# Tenses/moods Spanish-Romanian equivalents



## 涼宮

Hello everyone! 

This is my first post on the Romanian forum, I hope you can help me. I just need a quick equivalent of the Romanian's tenses by means of Spanish, because understanding romance languages by means of English is pretty hard. I do not intend to make this thread a wide topic about profound explanations, I would just like to know an equivalent in Spanish for tenses and moods. I already saw for instance the topic about perfect compus, but it is totally different from what I saw and it did not really solved my doubt. I was checking verbs in a Romanian conjugator and I saw all the forms a verb can take, so I hope any Romanian who knows Spanish or even French can help me. 

I will copy all the forms a verb can take and the equivalent I think it has in Spanish, I only need confirmation, because I could not find any really useful on the internet about tenses, specially all the ones belonging to ''viitor indicativul''. (And the ones I found are Romanian for Romanians, no other language involved)

Model verb: A elibera (liberar)

Gerunziu: eliberând =liberando (an on-going action) or present participio perhaps?
Participiu= eliberat = liberado (participio )
Supine= de eliberat = must do (obligation)

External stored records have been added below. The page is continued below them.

## Precompute per-batch filter segment geometry on host and load it via scalar loads

```diff
diff --git a/trew_amd/csrc/kernels/prefilter.inc b/trew_amd/csrc/kernels/prefilter.inc
--- a/trew_amd/csrc/kernels/prefilter.inc
+++ b/trew_amd/csrc/kernels/prefilter.inc
@@ -392,6 +392,45 @@
 
 __device__ __forceinline__ const int4 *joint_thresholds(const int2 *thr_tab) { return (const int4 *) (thr_tab + kThrRows * kThrRow); }
 
+__device__ __forceinline__ const FilterGeom *filter_geom(const int2 *thr_tab, bool masks) {
+    return (const FilterGeom *) ((const char *) thr_tab + kThrGeomOffset) + (masks ? 1 : 0);
+}
+template <typename T>
+__device__ __forceinline__ T load_geom(const T *p) {
+    constexpr int N = (int) (sizeof(T) / 4);
+    static_assert(N == 8 || N == 16, "one scalar load");
+    typedef u32 vNu __attribute__((ext_vector_type(N)));
+    typedef const __attribute__((address_space(4))) vNu *cptr;
+    const vNu v = *(cptr) p;
+    T o;
+    __builtin_memcpy(&o, &v, sizeof(T));
+    return o;
+}
+__device__ __forceinline__ const FilterGeom *geom_here(const FilterGeom *g, u32 tick) {
+    asm("" : "+s"(g) : "s"(tick));
+    return g;
+}
+__device__ __forceinline__ ReadRef uniform_read(const DevBatch &B, u32 reads_per_unit, u64 unit, u32 mate, bool active, u32 read_words) {
+    ReadRef r;
+    r.w = B.words + (active ? (unit * reads_per_unit + mate) * (u64) B.uniform_stride : 0ull);
+    r.len = active ? B.uniform_length : 0u;
+    r.nw = active ? read_words : 0u;
+    return r;
+}
+__device__ __forceinline__ ReadRef uniform_read(const DevBatch &B, u32 reads_per_unit, u64 unit, u32 mate, bool active) {
+    return uniform_read(B, reads_per_unit, unit, mate, active, (B.uniform_length + 31u) >> 5);
+}
+__device__ __forceinline__ void halves_prefix_masked(const u32 (&lo)[3], const u32 (&hi)[3], const u32 (&lm)[3], HalvesP &o) {
+    u32 f1[3], f2[3];
+#pragma unroll
+    for (int j = 0; j < 3; j++) {
+        f1[j] = lo[j] & lm[j];
+        f2[j] = hi[j] & lm[j];
+    }
+    prefix_parity<3>(f1, o.P1);
+    prefix_parity<3>(f2, o.P2);
+}
+
 __device__ __forceinline__ void filter_halves_uni(const HalvesP &A, const HalvesP &Bh, int L, int klo, int khi, const int4 *__restrict__ thr_row,
                                                   const u32 *wm_tab, bool &passA, bool &passB) {
     u32 accA = 0xffffffffu, accB = 0xffffffffu;
@@ -489,23 +528,6 @@
     return (int) m8 >= ithr;
 }
 
-__device__ __forceinline__ bool drain_uni_applies(const DevParams &P, u32 UL, int gmax_run) {
-    const int n_halves = P.mode == TREW_MODE_PAIR ? 4 : (P.mode == TREW_MODE_SHORT ? 2 : 0);
-    if (n_halves == 0) return false;
-    for (int slot = n_halves; slot < mode_slots(P.mode); slot++)
-        if (get_segment(P.mode, slot, UL, UL, P.min_mer, P.max_mer, P.slice_len).valid) return false;
-    const Segment first = get_segment(P.mode, 0, UL, UL, P.min_mer, P.max_mer, P.slice_len);
-    for (int p = 0; p < n_halves; p += 2) {
-        const Segment a = get_segment(P.mode, p, UL, UL, P.min_mer, P.max_mer, P.slice_len);
-        const Segment b = get_segment(P.mode, p + 1, UL, UL, P.min_mer, P.max_mer, P.slice_len);
-        const int la = (int) a.len, lb = (int) b.len, lmin = la < lb ? la : lb, lmax = la < lb ? lb : la;
-        const int khi = a.kmax < gmax_run ? a.kmax : gmax_run;
-        if (!(a.valid && b.valid && a.kmin == b.kmin && a.kmax == b.kmax && lmax <= 95 && lmax - lmin <= 1 && a.kmin >= 1 && khi <= lmin)) return false;
-        if (a.kmin != first.kmin || a.kmax != first.kmax) return false;
-    }
-    return true;
-}
-
 __device__ __forceinline__ u64 drain_probe3(const DrainHalf &h, u32 bs, u64 flag, const int4 *cnt_thr) {
     const u32 cnt = bcnt_acc(h.V[2], bcnt_acc(h.V[1], __popc(h.V[0])));
     const int4 th = cnt_thr[cnt];
@@ -544,25 +566,24 @@
     return p8;
 }
 
-__device__ __forceinline__ bool filter_deferred_uni(const DevParams &P, const DevBatch &B, u64 unit, bool active, int gmax_run,
+__device__ __forceinline__ bool filter_deferred_uni(const DevParams &P, const DevBatch &B, u64 unit, bool active, const FilterGeom *geom, u32 tick,
                                                     const int4 *cnt_thr) {
-    const u32 UL = B.uniform_length;
-    ReadRef rd[2];
-    unit_reads(P, B, unit, active, rd);
+    const FilterGeom *g = geom_here(geom, tick);
+    const GeomHead hd = load_geom(&g->head);
+    const u32 rpu = P.mode == TREW_MODE_PAIR ? 2u : 1u;
     const u64 actm = __ballot(active);
     u64 flag = 0;
-    const int n_halves = P.mode == TREW_MODE_PAIR ? 4 : 2;
+    const int n_halves = (int) hd.n_halves;
     for (int p = 0; p < n_halves && flag != actm; p += 2) {
-        const Segment sA = get_segment(P.mode, p, UL, UL, P.min_mer, P.max_mer, P.slice_len);
-        const Segment sB = get_segment(P.mode, p + 1, UL, UL, P.min_mer, P.max_mer, P.slice_len);
-        const int LA = rfl_i((int) sA.len), LB = rfl_i((int) sB.len), Lmax = LA < LB ? LB : LA;
-        const int klo = rfl_i(sA.kmin > P.min_mer ? sA.kmin : P.min_mer), khi = rfl_i(sA.kmax < gmax_run ? sA.kmax : gmax_run);
+        const SlotGeom sA = load_geom(&g->slot[p]), sB = load_geom(&g->slot[p + 1]);
+        const int LA = (int) sA.len, LB = (int) sB.len, Lmax = LA < LB ? LB : LA;
+        const int klo = hd.drain_klo, khi = hd.drain_khi;
         DrainHalf A, Bh;
         {
             u32 lo[3], hi[3], nm[3];
-            load_planes<3>(sA.mate ? rd[1] : rd[0], sA.start, lo, hi, nm);
+            load_planes<3>(uniform_read(B, rpu, unit, sA.mate, active), sA.start, lo, hi, nm);
             drain_half_init(lo, hi, nm, LA, active, A);
-            load_planes<3>(sB.mate ? rd[1] : rd[0], sB.start, lo, hi, nm);
+            load_planes<3>(uniform_read(B, rpu, unit, sB.mate, active), sB.start, lo, hi, nm);
             drain_half_init(lo, hi, nm, LB, active, Bh);
         }
         for (int t = 1; t < klo; t++) {
@@ -591,30 +612,19 @@
     return (flag >> lane_id()) & 1ull;
 }
 
-__device__ __forceinline__ bool filter_deferred_half(const DevParams &P, const DevBatch &B, u64 unit, u32 half, bool active, int gmax_run,
+__device__ __forceinline__ bool filter_deferred_half(const DevParams &P, const DevBatch &B, u64 unit, u32 half, bool active, const FilterGeom *geom, u32 tick,
                                                      const int4 *cnt_thr) {
-    const u32 UL = B.uniform_length;
-    ReadRef rd[2];
-    unit_reads(P, B, unit, active, rd);
-    Segment sg = get_segment(P.mode, 0, UL, UL, P.min_mer, P.max_mer, P.slice_len);
-    int Lmax = (int) sg.len;
-    const int n_halves = P.mode == TREW_MODE_PAIR ? 4 : 2;
-    for (int slot = 1; slot < n_halves; slot++) {
-        const Segment o = get_segment(P.mode, slot, UL, UL, P.min_mer, P.max_mer, P.slice_len);
-        Lmax = (int) o.len > Lmax ? (int) o.len : Lmax;
-        if (half == (u32) slot) {
-            sg.mate = o.mate;
-            sg.start = o.start;
-            sg.len = o.len;
-        }
-    }
-    Lmax = rfl_i(Lmax);
-    const int L = (int) sg.len;
-    const int klo = rfl_i(sg.kmin > P.min_mer ? sg.kmin : P.min_mer), khi = rfl_i(sg.kmax < gmax_run ? sg.kmax : gmax_run);
+    const FilterGeom *g = geom_here(geom, tick);
+    const GeomHead hd = load_geom(&g->head);
+    const u32 rpu = P.mode == TREW_MODE_PAIR ? 2u : 1u;
+    const SlotGeom *mine = &g->slot[half < hd.n_halves ? half : 0u];
+    const u32 mate = mine->mate, start = mine->start;
+    const int L = (int) mine->len;
+    const int Lmax = hd.drain_lmax, klo = hd.drain_klo, khi = hd.drain_khi;
     DrainHalf h;
     {
         u32 lo[3], hi[3], nm[3];
-        load_planes<3>(sg.mate ? rd[1] : rd[0], sg.start, lo, hi, nm);
+        load_planes<3>(uniform_read(B, rpu, unit, mate, active), start, lo, hi, nm);
         drain_half_init(lo, hi, nm, L, active, h);
     }
     for (int t = 1; t < klo; t++) drain_v_step3(h.V);
@@ -687,7 +697,7 @@
         if (full) flush();
     };
     const int nslots = mode_slots(P.mode);
-    const int gmax_run = (P.flags & TREW_FLAG_DEBUG_NO_KLOOP) ? P.min_mer - 1 : P.max_mer;
+    const int gmax_run = filter_gmax_run(P);
     auto general = [&](u64 unit, bool active) __attribute__((always_inline)) -> u64 {
         ReadRef rd[2];
         unit_reads(P, B, unit, active, rd);
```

A fi eliberat  I could not find any name or think of any equivalent. Perhaps it is the same as ''estar liberado''. Used for passive voice perhaps? Or ''haber liberado''?

*Indicativ:*

Prezent

Eu eliberez, etc. = yo libero/estoy liberando

Imperfect

Eu eliberam, etc. = yo liberaba

Perfect simplu

Eu eliberai = yo liberé

Perfect compus

Eu am eliberat= he liberado

Mai mult ca perfect

Eu eliberasem = Había liberado

*Subjonctiv:*

Prezent

Eu eliberez= que yo libere/que yo liberase/que yo liberara (presente & imperfecto del subjuntivo)

Perfect compus

Eu fi eliberat= que yo haya liberado/ que yo hubiera liberado. Which one is the right one? (pretérito perfecto/ pretérito pluscuamperfecto)


*Viitor indicativul:*

Viitor I

Eu voi elibera = voy a liberar/liberaré (near future)

Viitor II

Eu voi fi eliberat= voy a ser liberado (passive voice near future)/ habré liberado (perfect future)

Viitor I (popular)

o să eliberez = ?? I can't think of anything for this one. Future subjunctive perhaps? Que yo liberare.

Viitor II (popular)

am să fi eliberat= The same, Can't think of any equivalent. Perfect future subjunctive perhaps? Or perfect future? Que hubiere liberado/ habré liberado.

Viitor I (popular)

oi elibera, îi elibera = liberaré/liberarás (futuro simple)

*Conditional:*

Prezent

Eu aş elibera= liberaría (Condicional simple)

Perfect

Eu  aş fi eliberat= habría liberado (condicional compuesto) but the ''fi'' makes me think if it is actually in passive voice '' habría sido liberado''.


Is there any missing form I did not write?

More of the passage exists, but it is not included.